Provided records: Begin

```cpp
static unsigned compact_flag_of(const double* geom, size_t n) {
    for (size_t i = 0; i < n; ++i) {
        const double* g = geom + i * 4;
        const double reach = std::sqrt(g[0] * g[0] + g[1] * g[1] + g[2] * g[2]) + std::sqrt(std::fabs(g[3]));
        if (!(reach <= kCompactExtent)) return 0u;
    }
    return kSceneCompact;
}
static unsigned fold_flags_of(const double* mat, size_t n) {
    auto plain = [](double v) { return !std::signbit(v) && !std::isnan(v); };
    for (size_t i = 0; i < n; ++i) {
        const double* m = mat + i * 8;
        if (!(plain(m[3]) && plain(m[4]) && plain(m[5]))) return 0u;
        if (m[6] > 0.0) {
            if (!(m[3] == 0.0 && m[4] == 0.0 && m[5] == 0.0)) return 0u;
            if (!(plain(m[0]) && plain(m[1]) && plain(m[2]))) return 0u;
        }
    }
    return kFoldNoLevelEmission;
}
static unsigned zero_term_flags_of(const double* mat, size_t n, uint64_t* emit_mask) {
// ... 386 lines not shown
            ranges[c * 2] = B.cell_start[c];
            ranges[c * 2 + 1] = B.cell_start[c + 1];
        }
    if (items) std::memcpy(items, B.items.data(), B.refs * sizeof(unsigned));
    if (big && !B.big.empty()) std::memcpy(big, B.big.data(), B.big.size() * sizeof(int));
    return RTM_OK;
}

int scene_facts_host(const rtm_sphere* sp, size_t n, uint64_t* facts) {
    if ((!sp && n) || !facts) return RTM_ERR_INVALID_ARGUMENT;
    std::vector<double> hg, hm;
    flatten_scene(sp, n, hg, hm);
    facts[0] = axis_pattern(hg.data(), n);
    facts[1] = fold_flags_of(hm.data(), n) | compact_flag_of(hg.data(), n);
    return RTM_OK;
}
int zero_term_facts_host(const rtm_sphere* sp, size_t n, uint64_t* facts) {
    if ((!sp && n) || !facts) return RTM_ERR_INVALID_ARGUMENT;
    std::vector<double> hg, hm;
    flatten_scene(sp, n, hg, hm);
    facts[0] = zero_term_flags_of(hm.data(), n, &facts[1]) != 0u ? 1u : 0u;
    return RTM_OK;
}

static int build_scene_grid(rtm_scene& sc, const double* hg, const double* hm, size_t n, int device,
                            const double* plane_rows = nullptr) {
    GridBuild B;
    if (!make_grid(hg, n, B)) return RTM_OK;
    sc.grid_far_bounces = false;
    const double reach = std::sqrt(B.hdr.reach2);
    for (int i : B.big) {
        const bool diffuse = !hm || hm[(size_t)i * 8 + 6] > 0.0;
        if (hg[(size_t)i * 4 + 3] < 0.0) {
            if (!plane_rows) return RTM_OK;
            const double* pl = plane_rows + (size_t)i * 16;
            for (int c = 0; c < 4 && diffuse; ++c) {
                double d2 = 0.0;
                for (int k = 0; k < 3; ++k) {
                    const double p = pl[k] + ((c & 1) ? pl[6 + k] : -pl[6 + k]) + ((c & 2) ? pl[9 + k] : -pl[9 + k]);
                    d2 += (p - B.hdr.cb[k]) * (p - B.hdr.cb[k]);
                }
                if (!(std::sqrt(d2) <= reach)) sc.grid_far_bounces = true;
            }
            continue;
        }
        double d2 = 0.0;
// ... 25 lines not shown
    B.hdr.cell_range = reinterpret_cast<const uint2*>(base + off_cs);
    B.hdr.recs = reinterpret_cast<const double4*>(base + off_items);
    B.hdr.n_recs = (unsigned)B.items.size();
    B.hdr.big = reinterpret_cast<const int*>(base + off_big);
    RTM_HIP_CHECK(hipMemcpy(base, &B.hdr, sizeof B.hdr, hipMemcpyHostToDevice));
    RTM_HIP_CHECK(hipMemcpy(base + off_cs, ranges.data(), ranges.size() * sizeof(unsigned), hipMemcpyHostToDevice));
    RTM_HIP_CHECK(hipMemcpy(base + off_items, recs.data(), recs.size() * sizeof(double), hipMemcpyHostToDevice));
    if (!B.big.empty())
        RTM_HIP_CHECK(hipMemcpy(base + off_big, B.big.data(), B.big.size() * sizeof(int), hipMemcpyHostToDevice));
    sc.grid_hdr = B.hdr;
    sc.grid_cells = B.cell_start.size() - 1;
    sc.grid_refs = B.items.size();
    sc.grid_big = B.big.size();
    return RTM_OK;
}

static int scene_build_host(rtm_scene& sc, const rtm_sphere* sp, size_t n, int device, bool want_grid = true) {
    RTM_HIP_CHECK(hipSetDevice(device));
    sc.device = device;
    sc.n = n;
    std::vector<double> hg, hm, hs;
    flatten_scene(sp, n, hg, hm, &hs);
    sc.axis_pat = axis_pattern(hg.data(), n);
    sc.fold_flags = fold_flags_of(hm.data(), n) | compact_flag_of(hg.data(), n) | zero_term_flags_of(hm.data(), n, &sc.emit_mask);
    int rc = sc.geom.alloc_pooled((n ? n : 1) * 4 * sizeof(double), device);
    if (rc == RTM_OK) rc = sc.mat.alloc_pooled((n + 1) * 8 * sizeof(double), device);
    if (rc == RTM_OK) rc = sc.aux.alloc_pooled(scene_aux_doubles(n) * sizeof(double), device);
    if (rc == RTM_OK) rc = sc.surf.alloc_pooled(hs.size() * sizeof(double), device);
    if (rc != RTM_OK) return rc;
    RTM_HIP_CHECK(hipMemcpy(sc.surf.p, hs.data(), hs.size() * sizeof(double), hipMemcpyHostToDevice));
    if (n) RTM_HIP_CHECK(hipMemcpy(sc.geom.p, hg.data(), hg.size() * sizeof(double), hipMemcpyHostToDevice));
    RTM_HIP_CHECK(hipMemcpy(sc.mat.p, hm.data(), hm.size() * sizeof(double), hipMemcpyHostToDevice));
    rc = launch_scene_aux(sc.geom.as<double>(), n, sc.aux.as<double>(), nullptr);
    if (rc != RTM_OK) return rc;
    RTM_HIP_CHECK(hipStreamSynchronize(nullptr));
    return want_grid ? build_scene_grid(sc, hg.data(), hm.data(), n, device) : RTM_OK;
}
static int scene_build_device(rtm_scene& sc, const rtm_sphere* sp_dev, size_t n, int device) {
    RTM_HIP_CHECK(hipSetDevice(device));
    sc.device = device;
    sc.n = n;
    int rc = sc.geom.alloc_pooled((n ? n : 1) * 4 * sizeof(double), device);
    if (rc == RTM_OK) rc = sc.mat.alloc_pooled((n + 1) * 8 * sizeof(double), device);
    if (rc == RTM_OK) rc = sc.aux.alloc_pooled(scene_aux_doubles(n) * sizeof(double), device);
    if (rc == RTM_OK) rc = sc.surf.alloc_pooled((n ? n : 1) * 4 * sizeof(double), device);
    if (rc != RTM_OK) return rc;
    flatten_scene_kernel<<<(unsigned)((n + 1 + 255) / 256), 256>>>(sp_dev, n, sc.geom.as<double>(), sc.mat.as<double>(), sc.surf.as<double>());
    RTM_HIP_CHECK(hipGetLastError());
    rc = launch_scene_aux(sc.geom.as<double>(), n, sc.aux.as<double>(), nullptr);
    if (rc != RTM_OK) return rc;
    RTM_HIP_CHECK(hipStreamSynchronize(nullptr));
    if (n > 0 && n <= 32) {
        std::vector<double> rows(n * 4);
        RTM_HIP_CHECK(hipMemcpy(rows.data(), sc.geom.p, rows.size() * sizeof(double), hipMemcpyDeviceToHost));
        sc.axis_pat = axis_pattern(rows.data(), n);
        std::vector<double> mrows((n + 1) * 8);
        RTM_HIP_CHECK(hipMemcpy(mrows.data(), sc.mat.p, mrows.size() * sizeof(double), hipMemcpyDeviceToHost));
        sc.fold_flags = fold_flags_of(mrows.data(), n) | compact_flag_of(rows.data(), n) | zero_term_flags_of(mrows.data(), n, &sc.emit_mask);
    }
    if (n < kGridMinSpheres) return RTM_OK;
    std::vector<double> hg(n * 4);
    RTM_HIP_CHECK(hipMemcpy(hg.data(), sc.geom.p, hg.size() * sizeof(double), hipMemcpyDeviceToHost));
    std::vector<double> hm((n + 1) * 8);
    RTM_HIP_CHECK(hipMemcpy(hm.data(), sc.mat.p, hm.size() * sizeof(double), hipMemcpyDeviceToHost));
    return build_scene_grid(sc, hg.data(), hm.data(), n, device);
}

int scene_create(const rtm_sphere* sp, size_t n, int on_device, int device, rtm_scene** out) {
    if (!out || (!sp && n) || n > 0x7FFFFFFFull) return invalid("null argument or scene too large");
    *out = nullptr;
    std::unique_ptr<rtm_scene> sc(new rtm_scene);
    const int rc = on_device ? scene_build_device(*sc, sp, n, device) : scene_build_host(*sc, sp, n, device);
    if (rc != RTM_OK) return rc;
    *out = sc.release();
    return RTM_OK;
}
static void plane_row(const rtm_object& o, double row[16]) {
    using namespace host;
    const H3 pos = {o.position[0], o.position[1], o.position[2]};
    const H3 nrm = normalize(sub(H3{o.target[0], o.target[1], o.target[2]}, pos));
    const H3 rn = normalize(cross(nrm, H3{o.up[0], o.up[1], o.up[2]}));
// ... 2004 lines not shown
```

### raytracingmin_amd/csrc/rtm_kernels_tol.hip

```cpp
#define RTM_NS rtm_tol
#define RTM_TOL 1
#include <hip/hip_runtime.h>

#include <cmath>
#include <cstdlib>
#include <cstring>
#include <map>
#include <mutex>
#include <vector>

#include "rtm_internal.h"
#include "rtm_render_kernel.h"

namespace rtm_tol {

static bool compact_launch(const RenderParams& P) {
    const double cam = std::sqrt(P.cam_org.x * P.cam_org.x + P.cam_org.y * P.cam_org.y + P.cam_org.z * P.cam_org.z);
    return (P.scene.fold_flags & kSceneCompact) != 0u && cam <= kCompactExtent;
}

constexpr unsigned kTolCapped = kLdsTab | kPark | kPack8 | kDefer | kSteal;
constexpr unsigned kTolAny = kLdsTab | kPark | kDefer | kPackL;
constexpr int kTolWavesPerSimd = 4;

template <unsigned F>
static void launch_n(const RenderParams& P, unsigned grid, size_t lds_pad, hipStream_t stream) {
    constexpr int LDS_D = (F & kPackL) != 0 ? 0 : 16;
    unsigned unit_tab;
    render_lds_bytes<F, uint8_t, LDS_D>(P.scene.n, lds_pad, &unit_tab);
    const bool axis = P.mode == RTM_MODE_REPAIRED && unit_tab == 1u && compact_launch(P);
#define RTM_AXIS_CASE(k, sig)                                                                                    \
    if (P.scene.n == k && P.scene.axis_pat == sig && axis) {                                                     \
        launch_tiles<MathFast, F, axis_unroll(k, sig), uint8_t, LDS_D, kTolWavesPerSimd>(P, grid, lds_pad, stream); \
        return;                                                                                                  \
    }
    if constexpr ((F & kPackL) != 0) {
        RTM_AXIS_CASE(7, kAxisSigCornell7)
    } else {
        RTM_AXIS_SIGNATURES(RTM_AXIS_CASE)
        switch (P.scene.n) {
            case 3: launch_tiles<MathFast, F, -103, uint8_t, LDS_D, kTolWavesPerSimd>(P, grid, lds_pad, stream); return;
            case 5: launch_tiles<MathFast, F, -105, uint8_t, LDS_D, kTolWavesPerSimd>(P, grid, lds_pad, stream); return;
            case 7: launch_tiles<MathFast, F, -107, uint8_t, LDS_D, kTolWavesPerSimd>(P, grid, lds_pad, stream); return;
            default: break;
        }
    }
#undef RTM_AXIS_CASE
    if (P.scene.n < 8) launch_tiles<MathFast, F, -8, uint8_t, LDS_D, kTolWavesPerSimd>(P, grid, lds_pad, stream);
    else launch_tiles<MathFast, F, 8, uint8_t, LDS_D, kTolWavesPerSimd>(P, grid, lds_pad, stream);
}

template <unsigned F>
static void launch_row(const RenderParams& P, unsigned grid, size_t lds_pad, hipStream_t stream) {
    if (P.split > 1) {
        launch_n<F | kSplit>(P, P.split_first + P.n_tiles * P.split, lds_pad, stream);
        launch_split_finalize(P, stream);
    } else {
        launch_n<F>(P, grid, lds_pad, stream);
    }
    if constexpr ((F & kSteal) != 0) launch_steal_finalize(P, grid, stream);
}

__global__ void tol_math_probe_kernel(int op, const double* __restrict__ a, const double* __restrict__ b, size_t n,
                                      double* __restrict__ out, const double2* __restrict__ tab) {
    const size_t i = (size_t)blockIdx.x * blockDim.x + threadIdx.x;
    if (i >= n) return;
    const double x = a[i], y = b ? b[i] : 0.0;
    double r = 0.0, s, c;
    switch (op) {
        case 32: r = seq_sqrt(x); break;
        case 33: r = seq_quot(x, y, seq_rcp(y)); break;
        case 34: r = seq_rcp(x); break;
        case 35: r = x * y + 1.0; break;
        case 36: sincos_small(x, s, c); r = s; break;
        case 37: sincos_small(x, s, c); r = c; break;
        case 38: r = fold_step(d3(x, x, x), d3(y, y, y), d3(0.25, 0.25, 0.25)).y; break;
        case 39: sincos_turn24_k(TrigFromRegs{}, x, s, c); r = s; break;
        case 40: sincos_turn24_k(TrigFromRegs{}, x, s, c); r = c; break;
        case 41: {
            const double in[1] = {x};
            double out1[1];
            seq_sqrt_batch<1, true>(in, out1);
            r = out1[0];
            break;
        }
        case 42: sincos_turn24_tab_apply(sincos_turn24_tab_load(tab, (uint32_t)x), s, c); r = s; break;
        case 43: sincos_turn24_tab_apply(sincos_turn24_tab_load(tab, (uint32_t)x), s, c); r = c; break;
        case 44: { MathSpec m; r = m.sqrt64_unit(x); } break;
        case 45: {
// ... 147 lines not shown
```

### raytracingmin_amd/csrc/rtm_path.h

```cpp
#pragma once
#include <cfloat>
#include <type_traits>

#include "../../include/rtm.h"
#include "rtm_device.h"

namespace RTM_NS {


__device__ __forceinline__ double seq_rcp(const double y) {
    double r = __builtin_amdgcn_rcp(y);
    double e = __builtin_fma(-y, r, 1.0);
#if RTM_TOL
    return __builtin_fma(r, __builtin_fma(e, e, e), r);
#else
    r = __builtin_fma(r, e, r);
    e = __builtin_fma(-y, r, 1.0);
    return __builtin_fma(r, e, r);
#endif
}
__device__ __forceinline__ double seq_quot(const double x, const double y, const double r) {
#if RTM_TOL
    (void)y;
    return x * r;
// ... 439 lines not shown
    const double4* recs;
    const int* big;
};

struct SceneView {
    const double4* __restrict__ geom;
    const double* __restrict__ mat;
    int n;
    const double* __restrict__ wprime = nullptr;
    const double* __restrict__ bounds = nullptr;
    const float4* __restrict__ geom32 = nullptr;
    const float4* __restrict__ geom32s = nullptr;
    const uint32_t* __restrict__ trig_fix = nullptr;
    const double* __restrict__ plane = nullptr;
    const GridHeader* __restrict__ grid = nullptr;
    const double* __restrict__ surf = nullptr;
    unsigned long long axis_pat = 0ull;
    unsigned fold_flags = 0u;
    unsigned long long emit_mask = ~0ull;
};
constexpr unsigned kFoldNoLevelEmission = 1u;
constexpr unsigned kFoldZeroTermSkippable = 4u;
constexpr unsigned kSceneCompact = 2u;
constexpr double kCompactExtent = 1e7;

__device__ __forceinline__ bool plane_test(const double* __restrict__ pl, const D3 org, const D3 dir, double& t) {
    const D3 pos = d3(pl[0], pl[1], pl[2]), nrm = d3(pl[3], pl[4], pl[5]);
    const double dn = dot(nrm, dir);
    if (fabs(dn) < (double)FLT_EPSILON) return false;
    const double tt = dot(nrm, pos - org) / dn;
    if (!(tt > 0.001)) return false;
    const D3 d = (org + dir * tt) - pos;
    const D3 right = d3(pl[6], pl[7], pl[8]), upv = d3(pl[9], pl[10], pl[11]);
    if (fabs(dot(d, right)) > pl[12] || fabs(dot(d, upv)) > pl[13]) return false;
    t = tt;
    return true;
}

struct TrigFixWord {
    uint32_t word;
    int off;
};
__device__ __forceinline__ TrigFixWord trig_fix_load(const uint32_t* __restrict__ fix, const RngStream& rng) {
    const uint32_t k = mix32((rng.ctr - 2u * 0x9E3779B9u) ^ rng.k1) >> 9;
    return TrigFixWord{fix[k >> 3], (int)(k & 7u) * 4};
}
// ... 165 lines not shown
                best = m;
            }
            dis = best;
            hit_object = (int)((((uint32_t)__double2loint(best)) + 1u) & 7u) - 1;
            return;
        }
    }
    if (!PACKID && far == 0ull) {
#pragma unroll
        for (int k = 0; k < K; ++k) {
            const unsigned long long accept = __builtin_amdgcn_ballot_w64(t1v[k] < dis);
            hit_object = sel_index_mask(accept, i0 + k, hit_object);
            double m;
            asm("v_min_f64 %0, %1, %2" : "=v"(m) : "v"(dis), "v"(t1v[k]));
            dis = m;
        }
        return;
    }
#endif
#pragma unroll
    for (int k = 0; k < K; ++k) accept_update(b[k], sq[k], i0 + k, dis, hit_object);
}

struct AxisShared {
#if RTM_TOL
    double Pyz, Pxz, Pxy, Qyz, Qxz, Qxy;
#else
    double Px, Py, Pz, Pxy, Qx, Qy, Qz, Qxy;
#endif
    __device__ __forceinline__ AxisShared(const D3 org, const D3 dir) {
        const double px = org.x * dir.x, py = org.y * dir.y, pz = org.z * dir.z;
        const double qx = org.x * org.x, qy = org.y * org.y, qz = org.z * org.z;
#if RTM_TOL
        Pyz = py + pz; Pxz = px + pz; Pxy = px + py;
        Qyz = qy + qz; Qxz = qx + qz; Qxy = qx + qy;
#else
        Px = px; Py = py; Pz = pz; Pxy = px + py;
        Qx = qx; Qy = qy; Qz = qz; Qxy = qx + qy;
#endif
    }
};
constexpr unsigned kAxisSigCornell7 = 2u | (1u << 2) | (1u << 4) | (2u << 6) | (2u << 8) | (3u << 10) | (3u << 12);
constexpr unsigned kAxisSigSimple5 = (1u << 2) | (1u << 4) | (2u << 6) | (2u << 8);
constexpr unsigned kAxisSigSetting3 = 2u | (1u << 4);
constexpr int axis_unroll(const int n, const unsigned sig) { return -(1000 + n + 8 * (int)sig); }
#define RTM_AXIS_SIGNATURES(X) X(7, kAxisSigCornell7) X(5, kAxisSigSimple5) X(3, kAxisSigSetting3)
__device__ __forceinline__ void sphere_disc(const double4 g, const unsigned pat, const D3 org, const D3 dir,
                                            const AxisShared& A, double& b, double& D4) {
    if (pat == 1u) {
        const double px = g.x - org.x;
#if RTM_TOL
        b = px * dir.x - A.Pyz;
        D4 = b * b - (px * px + A.Qyz) + g.w;
#else
        b = px * dir.x - A.Py - A.Pz;
        D4 = b * b - (px * px + A.Qy + A.Qz) + g.w;
#endif
    } else if (pat == 2u) {
        const double py = g.y - org.y;
#if RTM_TOL
        b = py * dir.y - A.Pxz;
        D4 = b * b - (py * py + A.Qxz) + g.w;
#else
        b = py * dir.y - A.Px - A.Pz;
        D4 = b * b - (A.Qx + py * py + A.Qz) + g.w;
#endif
    } else if (pat == 3u) {
        const double pz = g.z - org.z;
        b = pz * dir.z - A.Pxy;
        D4 = b * b - (A.Qxy + pz * pz) + g.w;
    } else {
        const D3 p_o = d3(g.x - org.x, g.y - org.y, g.z - org.z);
        b = dot(p_o, dir);
        D4 = b * b - dot(p_o, p_o) + g.w;
    }
}
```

Provided records: End

§ **Required action**:
The expected result is every line above containing the string "diffuse".

§ **Answer box**:
        const bool diffuse = !hm || hm[(size_t)i * 8 + 6] > 0.0;
            for (int c = 0; c < 4 && diffuse; ++c) {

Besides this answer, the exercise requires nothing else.